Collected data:
static int gemm_nt_impl(const void* A, int lda, const void* B, int ldb, void* C, int ldc, void* C2, int ldc2,
                        const float* bias, const float* gamma, const float* resid, int M, int N, int K, int epilogue,
                        int a_grp, int a_pre, int c_grp, int c_pre, int splits, float alpha, const int* m_rows, void* stream) {
  VTP_REQUIRE(A && B && C, "vtp_gemm_nt: null operand");
  VTP_REQUIRE(M > 0 && N > 0 && K > 0, "vtp_gemm_nt: bad shape M=%d N=%d K=%d", M, N, K);
  const int act_quick = epilogue == VTP_EPI_QUICK_GELU;
  if (act_quick) epilogue = VTP_EPI_GELU;
  VTP_REQUIRE(K % 8 == 0 && lda % 8 == 0 && ldb % 8 == 0, "vtp_gemm_nt: K, lda, ldb must be multiples of 8 (16-B rows)");
  VTP_REQUIRE(N % 4 == 0 && ldc % 4 == 0, "vtp_gemm_nt: N and ldc must be multiples of 4");
  VTP_REQUIRE(((uintptr_t)A % 16 == 0) && ((uintptr_t)B % 16 == 0) && ((uintptr_t)C % 16 == 0), "vtp_gemm_nt: operands must be 16-B aligned");
  VTP_REQUIRE(splits >= 1, "vtp_gemm_nt: splits must be >= 1");
  VTP_REQUIRE(splits == 1 || epilogue == VTP_EPI_F32_ATOMIC || epilogue == VTP_EPI_F32_SLAB,
              "vtp_gemm_nt: split-K needs the atomic or slab epilogue");
  VTP_REQUIRE(epilogue != VTP_EPI_F32_SLAB || (ldc2 > 0), "vtp_gemm_nt: slab epilogue needs ldc2 = slab stride / 4 (in float4 units)");
  GemmArgs a{};
  a.A = (const bf16*)A; a.B = (const bf16*)B; a.C = C; a.C2 = C2; a.bias = bias; a.gamma = gamma; a.resid = resid;
  a.M = M; a.N = N; a.K = K; a.lda = lda; a.ldb = ldb; a.ldc = ldc; a.ldc2 = ldc2;
  a.a_grp = a_grp; a.a_pre = a_pre; a.c_grp = c_grp; a.c_pre = c_pre; a.alpha = alpha;
  a.b_grp = 0; a.b_pre = 0;
  a.act_quick = act_quick;
  a.xcd_swizzle = swz_flags();
  int ks = ((K + splits - 1) / splits + 63) / 64 * 64;
  a.k_split = ks;
  splits = (K + ks - 1) / ks;
  hipStream_t s = (hipStream_t)stream;
  int cfg = pick_cfg_nt(a, epilogue, splits);
  int cs = 1;
  if (splits == 1 && g_force_cfg < 0 && epilogue <= VTP_EPI_GELU && gemm8p_fits(a, false)) cs = combine_splits(M, N, K);
  if (cs > 1 && !gemm8p_combine_ready(s)) cs = 1;
  if (cs > 1) {
    a.k_split = ((K + cs - 1) / cs + 63) / 64 * 64;
    cs = (K + a.k_split - 1) / a.k_split;
    cfg = 8;
  }
  if (m_rows) {
    VTP_REQUIRE(splits == 1 && epilogue <= VTP_EPI_GELU && a_grp == 0 && c_grp == 0,
                "vtp_gemm_nt_limit: a row limit needs one K slice, a plain / fp32 / SwiGLU / GELU epilogue and no row remaps");
    VTP_REQUIRE(g_force_cfg < 8, "vtp_gemm_nt_limit: the forced configuration %d takes no row limit (ring configurations only)", g_force_cfg);
    if (cs > 1) {
      cs = 1;
      a.k_split = ks;
    }
    if (cfg >= 8) {
      cfg = pick_cfg(M, N, K, epilogue, 1);
      if (cfg >= 8) cfg = K >= 4096 ? 21 : 5;
    }
    a.m_rows = m_rows;
  }
  switch (epilogue) {
    case VTP_EPI_BF16: return launch_gemm<EPI_BF16, false>(a, cs, cfg, s);
    case VTP_EPI_F32: return launch_gemm<EPI_F32, false>(a, cs, cfg, s);
    case VTP_EPI_SWIGLU:
      VTP_REQUIRE(N % 16 == 0 && bias, "vtp_gemm_nt: SwiGLU epilogue needs interleaved N %% 16 == 0 and a bias");
      return launch_gemm<EPI_SWIGLU, false>(a, cs, cfg, s);
    case VTP_EPI_GELU: return launch_gemm<EPI_GELU, false>(a, cs, cfg, s);
    case VTP_EPI_F32_ATOMIC: return launch_gemm<EPI_F32_ATOMIC, false>(a, splits, cfg, s);
    case VTP_EPI_F32_SLAB: return launch_gemm<EPI_F32_SLAB, false>(a, splits, cfg, s);
    default: VTP_REQUIRE(false, "vtp_gemm_nt: unknown epilogue %d", epilogue);
  }
  return VTP_OK;
}

extern "C" int vtp_gemm_nt(const void* A, int lda, const void* B, int ldb, void* C, int ldc, void* C2, int ldc2,
                           const float* bias, const float* gamma, const float* resid, int M, int N, int K, int epilogue,
                           int a_grp, int a_pre, int c_grp, int c_pre, int splits, float alpha, void* stream) {
  return gemm_nt_impl(A, lda, B, ldb, C, ldc, C2, ldc2, bias, gamma, resid, M, N, K, epilogue, a_grp, a_pre, c_grp, c_pre, splits,
                      alpha, nullptr, stream);
}

extern "C" int vtp_gemm_nt_limit(const void* A, int lda, const void* B, int ldb, void* C, int ldc, void* C2, int ldc2,
                                const float* bias, const float* gamma, const float* resid, int M, int N, int K, int epilogue,
                                float alpha, const int* m_rows, void* stream) {
  VTP_REQUIRE(m_rows, "vtp_gemm_nt_limit: null row count");
  return gemm_nt_impl(A, lda, B, ldb, C, ldc, C2, ldc2, bias, gamma, resid, M, N, K, epilogue, 0, 0, 0, 0, 1, alpha, m_rows, stream);
}

extern "C" int vtp_gemm_dgrad_swiglu(const void* A, int lda, const void* WT, int ldb, const void* x12, int ldx, void* dx12, int ldc,
                                     int M, int H, int K, void* stream) {
  VTP_REQUIRE(A && WT && x12 && dx12, "vtp_gemm_dgrad_swiglu: null operand");
  VTP_REQUIRE(M > 0 && H > 0 && K > 0 && H % 8 == 0 && K % 8 == 0 && lda % 8 == 0 && ldb % 8 == 0 && ldx % 8 == 0 && ldc % 8 == 0 &&
              ldx >= 2 * H && ldc >= 2 * H, "vtp_gemm_dgrad_swiglu: H, K and the leading dimensions must be multiples of 8, ldx / ldc >= 2 H");
  VTP_REQUIRE(((uintptr_t)A % 16 == 0) && ((uintptr_t)WT % 16 == 0) && ((uintptr_t)x12 % 16 == 0) && ((uintptr_t)dx12 % 16 == 0),
              "vtp_gemm_dgrad_swiglu: operands must be 16-B aligned");
  GemmArgs a{};
  a.A = (const bf16*)A; a.B = (const bf16*)WT; a.C = dx12;
  a.M = M; a.N = H; a.K = K; a.lda = lda; a.ldb = ldb; a.ldc = ldc; a.alpha = 1.f;
  a.xcd_swizzle = swz_flags() | 2;
  a.k_split = (K + 63) / 64 * 64;
  a.swiglu_pre = (const bf16*)x12; a.swiglu_ld = ldx;
  return launch_gemm<EPI_BF16, false>(a, 1, pick_cfg_nt(a, VTP_EPI_BF16, 1), (hipStream_t)stream);
}

namespace vtp {
int launch_gemm8p_nt_fp8(const GemmArgs& a, int epi, hipStream_t s);
}
extern "C" int vtp_gemm_nt_fp8(const void* A8, int lda, const void* B8, int ldb, void* C, int ldc, void* C2, int ldc2,
                               const float* bias, const float* resid, int M, int N, int K, int epilogue, float alpha,
                               const int* rope_pos, const void* rope_sin, const void* rope_cos, int rope_cols, void* stream) {
  VTP_REQUIRE(A8 && B8 && C, "vtp_gemm_nt_fp8: null operand");
  VTP_REQUIRE(!rope_pos || (epilogue == VTP_EPI_BF16 && rope_sin && rope_cos && rope_cols % 128 == 0 && rope_cols <= N && N % 8 == 0 &&
                            ldc % 8 == 0), "vtp_gemm_nt_fp8: fused RoPE needs the bf16 epilogue, both tables and rope_cols %% 128 == 0");
  VTP_REQUIRE(M > 0 && N > 0 && K > 0, "vtp_gemm_nt_fp8: bad shape M=%d N=%d K=%d", M, N, K);
  VTP_REQUIRE(K % 16 == 0 && lda % 16 == 0 && ldb % 16 == 0, "vtp_gemm_nt_fp8: K, lda, ldb must be multiples of 16 (16-B rows)");
  VTP_REQUIRE(N % 4 == 0 && ldc % 4 == 0, "vtp_gemm_nt_fp8: N and ldc must be multiples of 4");
  VTP_REQUIRE(((uintptr_t)A8 % 16 == 0) && ((uintptr_t)B8 % 16 == 0) && ((uintptr_t)C % 16 == 0), "vtp_gemm_nt_fp8: operands must be 16-B aligned");
  VTP_REQUIRE(epilogue == VTP_EPI_BF16 || epilogue == VTP_EPI_F32 || epilogue == VTP_EPI_SWIGLU, "vtp_gemm_nt_fp8: forward epilogues only");
  VTP_REQUIRE(epilogue != VTP_EPI_SWIGLU || (N % 16 == 0 && bias), "vtp_gemm_nt_fp8: SwiGLU epilogue needs interleaved N %% 16 == 0 and a bias");
  GemmArgs a{};
  a.A = (const bf16*)A8; a.B = (const bf16*)B8; a.C = C; a.C2 = C2; a.bias = bias; a.resid = resid;
  a.M = M; a.N = N; a.K = K / 2; a.lda = lda / 2; a.ldb = ldb / 2; a.ldc = ldc; a.ldc2 = ldc2;
  a.alpha = alpha;
  a.xcd_swizzle = swz_flags();
  a.k_split = (a.K + 63) / 64 * 64;
  if (rope_pos) {
    a.xcd_swizzle |= 2;
    a.rope_pos = rope_pos; a.rope_sin = (const bf16*)rope_sin; a.rope_cos = (const bf16*)rope_cos; a.rope_cols = rope_cols;
  }
  return launch_gemm8p_nt_fp8(a, epilogue, (hipStream_t)stream);
}

extern "C" int vtp_gemm_qkv_rope(const void* A, int lda, const void* W, int ldb, const float* bias, void* C, int ldc, int M, int N,
                                 int K, const int* rope_pos, const void* rope_sin, const void* rope_cos, int rope_cols,
                                 void* stream) {
  VTP_REQUIRE(A && W && C && rope_pos && rope_sin && rope_cos, "vtp_gemm_qkv_rope: null operand");
  VTP_REQUIRE(M > 0 && N > 0 && K > 0, "vtp_gemm_qkv_rope: bad shape M=%d N=%d K=%d", M, N, K);
  VTP_REQUIRE(K % 8 == 0 && lda % 8 == 0 && ldb % 8 == 0 && N % 8 == 0 && ldc % 8 == 0, "vtp_gemm_qkv_rope: K, N, lda, ldb, ldc must be multiples of 8");
  VTP_REQUIRE(rope_cols % 128 == 0 && rope_cols <= N, "vtp_gemm_qkv_rope: rope_cols must be a multiple of 128 (head_dim 64, two heads per 128-column wave tile)");
  VTP_REQUIRE(((uintptr_t)A % 16 == 0) && ((uintptr_t)W % 16 == 0) && ((uintptr_t)C % 16 == 0) && ((uintptr_t)rope_sin % 16 == 0) &&
              ((uintptr_t)rope_cos % 16 == 0), "vtp_gemm_qkv_rope: operands must be 16-B aligned");
  GemmArgs a{};
  a.A = (const bf16*)A; a.B = (const bf16*)W; a.C = C; a.bias = bias;
  a.M = M; a.N = N; a.K = K; a.lda = lda; a.ldb = ldb; a.ldc = ldc; a.alpha = 1.f;
  a.xcd_swizzle = swz_flags() | 2;
  a.k_split = (K + 63) / 64 * 64;
  a.rope_pos = rope_pos; a.rope_sin = (const bf16*)rope_sin; a.rope_cos = (const bf16*)rope_cos; a.rope_cols = rope_cols;
  return launch_gemm<EPI_BF16, false>(a, 1, pick_cfg_nt(a, VTP_EPI_BF16, 1), (hipStream_t)stream);
}

extern "C" int vtp_colsum_bf16(const void* in, int ld, float* out, int colsum_swiglu_h, int in_grp, int in_pre, int R, int C,
                               void* stream);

--- Your objective ---
Using the entries above, copy out all lines that contain the string "interleaved".

--- Reply to the exercise ---
      VTP_REQUIRE(N % 16 == 0 && bias, "vtp_gemm_nt: SwiGLU epilogue needs interleaved N %% 16 == 0 and a bias");
  VTP_REQUIRE(epilogue != VTP_EPI_SWIGLU || (N % 16 == 0 && bias), "vtp_gemm_nt_fp8: SwiGLU epilogue needs interleaved N %% 16 == 0 and a bias");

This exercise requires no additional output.